• [Prompt] I need each line of the entries below that includes the string "csrc".

** Opening Information provided block **

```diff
diff --git a/neuman_b200/csrc/tc_common.cuh b/neuman_b200/csrc/tc_common.cuh
--- a/neuman_b200/csrc/tc_common.cuh
+++ b/neuman_b200/csrc/tc_common.cuh
@@ -42,9 +42,11 @@
 __device__ __forceinline__ void fence_mbar_init() { asm volatile("fence.mbarrier_init.release.cluster;" ::: "memory"); }
 __device__ __forceinline__ void wg_sync(int wg) { asm volatile("bar.sync %0, 128;" ::"r"(wg + 1) : "memory"); }
 
-__device__ __forceinline__ uint64_t gmma_desc_k(uint32_t saddr) {
-  return (uint64_t)((saddr & 0x3FFFFu) >> 4) | ((uint64_t)1 << 16) | ((uint64_t)(1024 >> 4) << 32) | ((uint64_t)1 << 62);
-}
+__device__ __forceinline__ uint64_t gmma_desc_k_sw(uint32_t saddr, uint32_t row) {
+  const uint64_t layout = row == 128 ? 1 : (row == 64 ? 2 : 3);
+  return (uint64_t)((saddr & 0x3FFFFu) >> 4) | ((uint64_t)1 << 16) | ((uint64_t)((8 * row) >> 4) << 32) | (layout << 62);
+}
+__device__ __forceinline__ uint64_t gmma_desc_k(uint32_t saddr) { return gmma_desc_k_sw(saddr, 128); }
 __device__ __forceinline__ uint64_t gmma_desc_mn(uint32_t saddr, uint32_t lbo) {
   return (uint64_t)((saddr & 0x3FFFFu) >> 4) | ((uint64_t)(lbo >> 4) << 16) | ((uint64_t)(1024 >> 4) << 32) |
          ((uint64_t)1 << 62);
diff --git a/neuman_b200/csrc/warp.cu b/neuman_b200/csrc/warp.cu
--- a/neuman_b200/csrc/warp.cu
+++ b/neuman_b200/csrc/warp.cu
@@ -158,6 +158,7 @@
 }
 
 __device__ __forceinline__ int bvh_nearest_face(const BvhView& B, V3<float> p, int* stack) {
+  double best64 = DBL_MAX;
   float best = FLT_MAX;
   int best_f = 0x7fffffff;
   int sp = 0;
@@ -168,9 +169,10 @@
       const float* t = B.tri9 + 9 * (size_t)f;
       V3<float> a{__ldg(t), __ldg(t + 1), __ldg(t + 2)}, b{__ldg(t + 3), __ldg(t + 4), __ldg(t + 5)},
           c{__ldg(t + 6), __ldg(t + 7), __ldg(t + 8)};
-      V3<float> e = sub(closest_on_tri<float>(p, a, b, c), p);
-      const float d2 = dot(e, e);
-      if (d2 < best || (d2 == best && f < best_f)) { best = d2; best_f = f; }
+      const V3<double> pd{p.x, p.y, p.z};
+      const V3<double> e = sub(closest_on_tri<double>(pd, {a.x, a.y, a.z}, {b.x, b.y, b.z}, {c.x, c.y, c.z}), pd);
+      const double d2 = dot(e, e);
+      if (d2 < best64 || (d2 == best64 && f < best_f)) { best64 = d2; best_f = f; best = (float)d2; }
       node = -1;
     } else {
       const int2 ch = __ldg(B.children + node);
```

** Closing Information provided block **

• [Response to the task]
diff --git a/neuman_b200/csrc/tc_common.cuh b/neuman_b200/csrc/tc_common.cuh
--- a/neuman_b200/csrc/tc_common.cuh
+++ b/neuman_b200/csrc/tc_common.cuh
diff --git a/neuman_b200/csrc/warp.cu b/neuman_b200/csrc/warp.cu
--- a/neuman_b200/csrc/warp.cu
+++ b/neuman_b200/csrc/warp.cu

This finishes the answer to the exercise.